Thanks Cristeen. Hmn...I stir it to add in the starter but then leave it alone. I do stir the milk occasionally while it is heating and cooling to prevent a skim. Maybe that is it?

Not sure about the temp issue - it is a little hard for me to tell with this method but it is the best I can do now since my kitchen is cool, I don't have a gas stove anymore (boohoo) and my crock pot gets way to hot even on warm. Maybe the water is a little too hot in the bottle though.


----------



## mrs joe bubby (Mar 1, 2009)

Quote:


Originally Posted by *artemis33* 
Thanks Cristeen. Hmn...I stir it to add in the starter but then leave it alone. I do stir the milk occasionally while it is heating and cooling to prevent a skim. Maybe that is it?



I'm not Cristeen







but I really don't think that's doing it. As long as you're not actually stirring it after the starter is mixed in, like when I made my first batch. For some reason I felt the need to stir the batch every hour or so.

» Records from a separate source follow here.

+    uint4 r3[UNR], rd[UNR];
+    auto load_rows = [&](long long rb) {
+#pragma unroll
+        for (int u = 0; u < UNR; ++u) {
+            const long long r = rb + u * stride;
+            const size_t off = (size_t)(r < lim ? r : (rb < lim ? rb : 0)) * C + cg * 8;
+            r3[u] = bnh_ld16<1>(x3 + off);
+            rd[u] = bnh_ld16<1>(xd + off);
+        }
+    };
+    load_rows(r0);
+    float sc3[8], sh3[8], scd[8], shd[8];
+    {
+        float gm[8], bt[8], mn[8], is[8];
+        bnh_param8(gamma3, mean3, cg * 8, 1.0f, gm);
+        bnh_param8(beta3, mean3, cg * 8, 0.0f, bt);
+        bnh_param8(mean3, mean3, cg * 8, 0.f, mn);
+        bnh_param8(invstd3, mean3, cg * 8, 0.f, is);
+#pragma unroll
+        for (int k = 0; k < 8; ++k) {
+            sc3[k] = gm[k] * is[k];
+            sh3[k] = fmaf(-mn[k], sc3[k], bt[k]);
+        }
+        bnh_param8(gammad, meand, cg * 8, 1.0f, gm);
+        bnh_param8(betad, meand, cg * 8, 0.0f, bt);
+        bnh_param8(meand, meand, cg * 8, 0.f, mn);
+        bnh_param8(invstdd, meand, cg * 8, 0.f, is);
+#pragma unroll
+        for (int k = 0; k < 8; ++k) {
+            scd[k] = gm[k] * is[k];
+            shd[k] = fmaf(-mn[k], scd[k], bt[k]);
+        }
+    }
+    while (r0 < lim) {
+#pragma unroll
+        for (int u = 0; u < UNR; ++u) {
+            const long long r = r0 + u * stride;
+            if (r >= lim) break;
+            const size_t off = (size_t)r * C + cg * 8;
+            float v[8], d[8];
+            bnh_unpack8<F16>(r3[u], v);
+            bnh_unpack8<F16>(rd[u], d);
+            unsigned bits = 0;
+#pragma unroll
+            for (int k = 0; k < 8; ++k) {
+                const float idt = bnh_r16<F16>(fmaf(d[k], scd[k], shd[k]));
+                float o = fmaf(v[k], sc3[k], sh3[k]);
+                o += idt;
+                o = o > 0.f ? o : 0.f;
+                bits |= (o > 0.f ? 1u : 0u) << k;
+                v[k] = o;
+            }
+            bnh_store8<F16>(y + off, v, nt_out);
+            mask[(size_t)r * G + cg] = (unsigned char)bits;
+        }
+        r0 += step;
+        if (r0 < lim) load_rows(r0);
+    }
+}
+
+template <bool BOTH, bool F16>
+__global__ __launch_bounds__(256) void bnh_pair_partial_kernel(
+    const unsigned short* __restrict__ g, const unsigned char* __restrict__ mask, const unsigned short* __restrict__ x3,
+    const unsigned short* __restrict__ xd, const float* __restrict__ mean3, const float* __restrict__ invstd3,
+    const float* __restrict__ meand, const float* __restrict__ invstdd, long long M, int C,
+    float* __restrict__ partial3, float* __restrict__ partiald)
+{
+    constexpr int NS = BOTH ? 3 : 2;
+    __shared__ float s_red[256 * 8 * NS];
+    const int G = C >> 3, RPP = 256 / G;
+    const int cg = threadIdx.x % G, rsub = threadIdx.x / G;
+    float s1[8], s23[8], s2d[8], m3[8], i3[8], md[8], id[8];
+#pragma unroll
+    for (int k = 0; k < 8; ++k) { s1[k] = 0.f; s23[k] = 0.f; s2d[k] = 0.f; m3[k] = 0.f; i3[k] = 0.f; }
+    constexpr int UNR = BNH_UNR_PART;
+    const long long stride = RPP;
+    BNH_ROW_WALK(RPP * UNR)
+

Anyway, overheating can definitely do it. Also I wonder if you've ever tried to incubate for less time? 12 hours seem a bit long. (No offense....)


----------



## kkar (May 22, 2005)

Oh - I actually know this because we had the same problem when making yogurt with our raw milk too!!!

The fat content of your starter isn't meshing with the fat content in your raw milk. Try adding some powdered milk (we add about 1/4-1/2 c per 42oz of yogurt) after reaching temperature.


----------



## artemis33 (Jan 5, 2006)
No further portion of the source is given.